Bis dahin soll ich mich schonen und das nimmt der Hase sehr ernst. Ich darf hier eigentlich gar nichts machen und daran halte ich mich strikt. Ich bin gerade Weltmeister im Nichtstun und ich schäme mich nicht zu sagen, dass es mir wirklich sehr gut tut. Wer weiß, vielleicht war das auch mal an der Zeit.

Was nimmt man mit von so einer Sache? Ich habe viel gelernt über Schlaganfälle und wenn ich früher nie verstanden habe, dass manche Menschen es nicht gemerkt hatten, wenn sie Schlaganfälle hatten, so sehe ich das nun anders. Also, wenn Euch irgendwann mal etwas so ganz merkwürdig vorkommt, dann lasst es lieber untersuchen….lieber einmal zu oft, als einmal zu wenig.

Mein Schlaganfall, so wie er aufgetreten ist, war nicht gefährlich. Er hat sich in einem vorteilhaften Bereich in meinem Gehirn ausgetobt und dafür bin ich dankbar. Also war die akute Gefahr an diesem Tag nicht sehr groß. Das ist aber nur ein Glücksfall gewesen. Wenn sich das Gerinnsel nur ein paar Zentimeter weiter niedergelassen hätte, wäre die ganze Sache vielleicht katastrophal ausgegangen. So riesig ist so ein Gehirn ja auch nicht. Und wenn mein Hase mich nicht ins Krankenhaus geschleppt hätte, hätte man meine Auffälligkeit am Herzen nicht erkannt und vielleicht hätte sich daraus ein weitaus fatalerer Schlaganfall in Folge entwickeln können.

Ja, ich weiß, da ist viel „hätte“ und „wäre“ dabei, aber es ist nun mal so, dass jetzt meine Risikofaktoren bekannt sind und ich entsprechend behandelt werden kann, um meine Zukunft vielleicht sicherer zu machen.

Mein Hase ist und bleibt, besonders in der Anfangszeit zu Hause immer noch sehr besorgt. Im Viertelstunden Takt (nein, das ist kein Witz) fragt mein Hase mich: „Geht´s Dir gut?“, oder „Ist alles in Ordnung?“, und ich widerstehe dem Drang, sie auch mal zu veräppeln. Glaube, das würde sie mir übel nehmen. Sie bringt mir jede Menge Obst mit. Bananen, Weintrauben, Birnen, Äpfel, um mir als nächstes zu sagen: „Dass Du mir aber nicht zu viel Obst ist. Vor allem Bananen, Weintrauben oder Birnen.“ „Okay, dann wohl lieber Chips und Snickers“, denke ich.

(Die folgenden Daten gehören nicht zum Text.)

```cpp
int main(int argc, char **argv) {
    if (argc != 8) {
        std::fprintf(stderr, "usage: solver_check <workload directory> <prefix> <omega> <kx> <ky> <kz> <steps>\n");
        return 2;
    }
    const size_t steps = std::strtoull(argv[7], nullptr, 10);
    gf::solver::ray_solver<double> solve(argv[1], argv[2], 1);
    solve.state["w"][0] = std::atof(argv[3]);
    solve.state["kx"][0] = std::atof(argv[4]);
    solve.state["ky"][0] = std::atof(argv[5]);
    solve.state["kz"][0] = std::atof(argv[6]);

    const double tolerance = 1.0E-30;
    solve.init("kx", tolerance);
    solve.sync_host();
    auto print = [&] (const double residual) {
        for (const char *name : {"t", "w", "x", "y", "z", "kx", "ky", "kz"}) std::printf("%.17g ", solve.state[name][0]);
        std::printf("%.17g\n", residual);
    };
    std::printf("newton_iterations %zu\n", solve.newton_iterations);
    print(solve.newton_residual(0));
    solve.solver_level = 1;
    solve.compile();
    bool holds = true;
    for (size_t i = 0; i < steps; i++) {
        solve.step();
        const double residual = solve.check_residual(0);
        holds = holds && std::abs(residual) < std::abs(tolerance);
        solve.sync_host();
        print(residual);
    }
    std::printf("holds %d\n", holds ? 1 : 0);
    return 0;
}
```

graph_framework_amd/csrc/xrays_bench.cpp:

```cpp
#include <algorithm>
#include <chrono>
#include <cstdio>
#include <cstdlib>
#include <fstream>
#include <iostream>
#include <string>
#include <thread>
#include <vector>

#include "../gf_workflow.hpp"

namespace {

struct threaded_timer {
    std::string label;
    std::vector<double> seconds;
    std::vector<std::chrono::steady_clock::time_point> starts;
    threaded_timer(const std::string &l, const size_t threads) : label(l), seconds(threads, 0.0), starts(threads) {}
    void start_time(const size_t i) { starts[i] = std::chrono::steady_clock::now(); }
    void end_time(const size_t i) {
        seconds[i] = std::chrono::duration<double> (std::chrono::steady_clock::now() - starts[i]).count();
    }
    void print() const {
        double sum = 0.0, longest = 0.0;
        for (double s : seconds) { sum += s; longest = std::max(longest, s); }
        std::printf("%-14s: average %.6f s  max %.6f s\n", label.c_str(), sum/static_cast<double> (seconds.size()), longest);
    }
};

}

int main(int argc, char **argv) {
    if (argc < 2) {
        std::cerr << "usage: xrays_bench <workload directory> [num_rays] [num_times]" << std::endl;
        return 2;
    }
    const std::string directory = argv[1];
    const size_t num_rays = argc > 2 ? strtoull(argv[2], nullptr, 10) : 100000;
    const size_t num_times = argc > 3 ? strtoull(argv[3], nullptr, 10) : 1000;
    const std::string output_prefix = argc > 4 ? argv[4] : "";
    const size_t sub_steps = argc > 5 ? strtoull(argv[5], nullptr, 10) : 100;

    const size_t devices = static_cast<size_t> (std::max(gfhip_max_concurrency(), 0));
    if (devices == 0) {
        std::cerr << "no HIP device" << std::endl;
        return 1;
    }
    std::vector<std::thread> threads(std::max<size_t> (std::min(devices, num_rays), 1));
    const size_t batch = num_rays/threads.size();
    const size_t extra = num_rays%threads.size();

    threaded_timer time_setup("Setup Time", threads.size()), time_init("Init Time", threads.size());
    threaded_timer time_compile("Compile Time", threads.size()), time_steps("Time Steps", threads.size());
    std::vector<double> final_x(threads.size()), final_kx(threads.size()), residual(threads.size());
    std::vector<size_t> iterations(threads.size());

    std::cout << gfhip_device_type() << ", " << threads.size() << " device thread(s), " << num_rays << " rays, "
              << num_times << " steps" << std::endl;

    for (size_t i = 0, ie = threads.size(); i < ie; i++) {
        threads[i] = std::thread([&, i] () {
            time_setup.start_time(i);
            const size_t local_num_rays = batch + (extra > i ? 1 : 0);
            size_t first = 0, last = 0;
            if (gfhip_shard_bounds(num_rays, threads.size(), i, &first, &last) || last - first != local_num_rays) {
                std::cerr << "shard split disagrees with xrays_bench.cpp:38-51" << std::endl;
                exit(1);
            }
            gf::solver::ray_solver<double> solve(directory, "", local_num_rays, i);
            solve.state["w"].assign(local_num_rays, 500.0);
            solve.state["x"].assign(local_num_rays, 2.5);
            solve.state["kx"].assign(local_num_rays, -600.0);
            time_setup.end_time(i);

            time_init.start_time(i);
            solve.init("kx");
            iterations[i] = solve.newton_iterations;
            time_init.end_time(i);

            time_compile.start_time(i);
            solve.solver_level = 1;
            solve.compile();
            time_compile.end_time(i);

            if (!output_prefix.empty()) {
                solve.open_result_file(output_prefix + std::to_string(i) + ".nc");
                solve.write_step();
            }
            time_steps.start_time(i);
            for (size_t j = 0; j < num_times; j++) {
                solve.step();
                if (!output_prefix.empty() && sub_steps && (j + 1)%sub_steps == 0) solve.write_step();
            }
            solve.sync_host();
            time_steps.end_time(i);
            solve.close_result_file();

            final_x[i] = solve.state["x"][local_num_rays - 1];
            final_kx[i] = solve.state["kx"][local_num_rays - 1];
            residual[i] = solve.check_residual(0);
        });
    }
    for (std::thread &t : threads) {
        t.join();
    }

    time_setup.print();
    time_init.print();
    time_compile.print();
    time_steps.print();
    double slowest = 0.0;
    for (double s : time_steps.seconds) slowest = std::max(slowest, s);
    std::printf("ray-steps/s (max over devices, step loop + sync_host): %.6e\n",
                static_cast<double> (num_rays)*static_cast<double> (num_times)/slowest);
    for (size_t i = 0; i < threads.size(); i++) {
        std::printf("device %zu: Newton iterations %zu, x = %.17g, kx = %.17g, residual = %.17g\n",
                    i, iterations[i], final_x[i], final_kx[i], residual[i]);
    }
    return 0;
}
```

Baseline: 5.896 billion.

## Add level-2 asm folds reusing sqrt, squares and implied reciprocals

Adds a level-2 codegen pass in the asm body writer. It reuses an earlier sqrt of the same argument for pow(x,1.5), builds powi(x,p>=3) from an existing x*x record, and computes denominators implied by a tracked root or power through a reciprocal path instead of a full division. The benchmark and solver check now compile at level 2, and the build prebuilds level-2 kernels. This cuts redundant f64 sqrt, multiply and divide sequences in the ray solver kernel, at the cost of longer value live ranges and more register pressure, and it can change rounding.

```diff
diff --git a/graph_framework_amd/build.py b/graph_framework_amd/build.py
--- a/graph_framework_amd/build.py
+++ b/graph_framework_amd/build.py
@@ -31,7 +31,7 @@
     return stem + ".hsaco"
 
 
-LEVELS = (0, 1)
+LEVELS = (0, 1, 2)
 
 
 def prebuild_kernel(gfir_path, force=False):
diff --git a/graph_framework_amd/csrc/asm_body.hpp b/graph_framework_amd/csrc/asm_body.hpp
--- a/graph_framework_amd/csrc/asm_body.hpp
+++ b/graph_framework_amd/csrc/asm_body.hpp
@@ -30,6 +30,10 @@
     size_t signs_folded = 0, signs_kept = 0;
     size_t tables_folded = 0, tables_kept = 0;
     size_t twins_folded = 0, twins_made = 0;
+    size_t pow_sites = 0, pow_folded = 0, pow_kept_later = 0, pow_kept_none = 0;
+    size_t powi_sites = 0, powi_folded = 0, powi_kept = 0;
+    size_t windows = 0, windows_by_root = 0, windows_by_power = 0;
+    size_t windows_kept_input = 0, windows_kept_root = 0;
 };
 
 class asm_body_writer {
@@ -67,6 +71,9 @@
     std::vector<int64_t> alias;
     std::vector<bool> negated;
     std::vector<bool> folded;
+    std::vector<int64_t> root_of;
+    std::vector<int64_t> square_of;
+    std::vector<int64_t> implied_by;
     std::vector<std::vector<int64_t>> used_at;
     std::vector<int64_t> owner;
     std::vector<int> free_slots;
@@ -208,6 +215,97 @@
     }
     static bool is_minus_one(const gfir_instruction &c) { return c.op == GFIR_CONST && c.imm[0] == -1.0 && c.imm[1] == 0.0; }
 
+    void analyse_reuse() {
+        std::map<int64_t, size_t> first_root, first_square;
+        std::set<int64_t> any_root, root_argument;
+        std::vector<std::pair<int64_t, uint32_t>> power(n, {-1, 0});
+        auto plain = [this] (const uint32_t o) { return it.code[o].op != GFIR_CONST && !negated[o]; };
+        for (size_t i = 0; i < n; i++) {
+            const gfir_instruction &c = it.code[i];
+            if (c.op == GFIR_SQRT && !it.is_merged(i) && plain(c.a)) any_root.insert(alias[c.a]);
+            if ((c.op == GFIR_SQRT || c.op == GFIR_POW) && !it.is_merged(i) && it.code[c.a].op != GFIR_CONST) root_argument.insert(alias[c.a]);
+        }
+        for (size_t i = 0; i < n; i++) {
+            const gfir_instruction &c = it.code[i];
+            if (it.is_merged(i) || folded[i]) continue;
+            switch (c.op) {
+                case GFIR_SQRT:
+                    if (plain(c.a)) first_root.insert({alias[c.a], i});
+                    break;
+                case GFIR_POW: {
+                    result.pow_sites++;
+                    auto found = plain(c.a) ? first_root.find(alias[c.a]) : first_root.end();
+                    if (found != first_root.end()) {
+                        root_of[i] = static_cast<int64_t> (found->second);
+                        result.pow_folded++;
+                    } else if (plain(c.a) && any_root.count(alias[c.a])) {
+                        result.pow_kept_later++;
+                    } else {
+                        result.pow_kept_none++;
+                    }
+                    break;
+                }
+                case GFIR_POWI:
+                    if (!plain(c.a) || c.aux < 2) break;
+                    power[i] = {alias[c.a], c.aux};
+                    if (c.aux == 2) {
+                        first_square.insert({alias[c.a], i});
+                        break;
+                    }
+                    result.powi_sites++;
+                    if (first_square.count(alias[c.a])) {
+                        square_of[i] = static_cast<int64_t> (first_square[alias[c.a]]);
+                        result.powi_folded++;
+                    } else {
+                        result.powi_kept++;
+                    }
+                    break;
+                case GFIR_MUL:
+                    if (!plain(c.a) || !plain(c.b)) break;
+                    if (alias[c.a] == alias[c.b]) {
+                        power[i] = {alias[c.a], 2};
+                        first_square.insert({alias[c.a], i});
+                    } else if (alias[c.a] < static_cast<int64_t> (n) && power[static_cast<size_t> (alias[c.a])].first == alias[c.b]) {
+                        power[i] = {alias[c.b], power[static_cast<size_t> (alias[c.a])].second + 1};
+                    }
+                    break;
+                default:
+                    break;
+            }
+        }
+        std::vector<bool> denominator(n, false);
+        for (size_t i = 0; i < n; i++) {
+            if (it.code[i].op == GFIR_DIV && !it.is_merged(i)) denominator[it.code[i].b] = true;
+        }
+        std::map<int64_t, std::vector<size_t>> powers_of;
+        for (size_t d = n; d-- > 0;) {
+            if (!denominator[d]) continue;
+            result.windows++;
+            const gfir_instruction &c = it.code[d];
+            int64_t implier = -1;
+            if (c.op == GFIR_SQRT && it.code[c.a].op != GFIR_CONST) {
+                implier = static_cast<int64_t> (c.a);
+            } else if (!negated[d]) {
+                auto found = powers_of.find(alias[d]);
+                if (found != powers_of.end()) implier = static_cast<int64_t> (found->second.front());
+            }
+            if (implier >= 0 && root_argument.count(alias[d])) {
+                result.windows_kept_root++;
+                implier = -1;
+            }
+            if (implier >= 0 && c.op == GFIR_INPUT) {
+                result.windows_kept_input++;
+                implier = -1;
+            }
+            if (implier >= 0) {
+                implied_by[d] = implier;
+                (c.op == GFIR_SQRT ? result.windows_by_root : result.windows_by_power)++;
+                continue;
+            }
+            if (power[d].first >= 0) powers_of[power[d].first].push_back(d);
+        }
+    }
+
     void analyse() {
         values.assign(2*n, value());
         alias.assign(n, -1);
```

Und neulich, mitten in der Nacht, legt sich eine Hand auf meine Brust und ich bekomme einen Schreck, weil ich einen alten Mann an meinem Bett erwarte und ich rufe panisch: “ Nein, ich bin nicht Hildegard.“ Aber es ist nur des Hasens Pfote, die da auf meiner Brust liegt. „Was machst‘ n da?“ , frage ich. „Wollt nur mal fühlen, ob Du noch atmest“, sagt der Hase und ich kann sie da auf ganzer Linie beruhigen. Und das hat auch eine beruhigende Wirkung auf mich.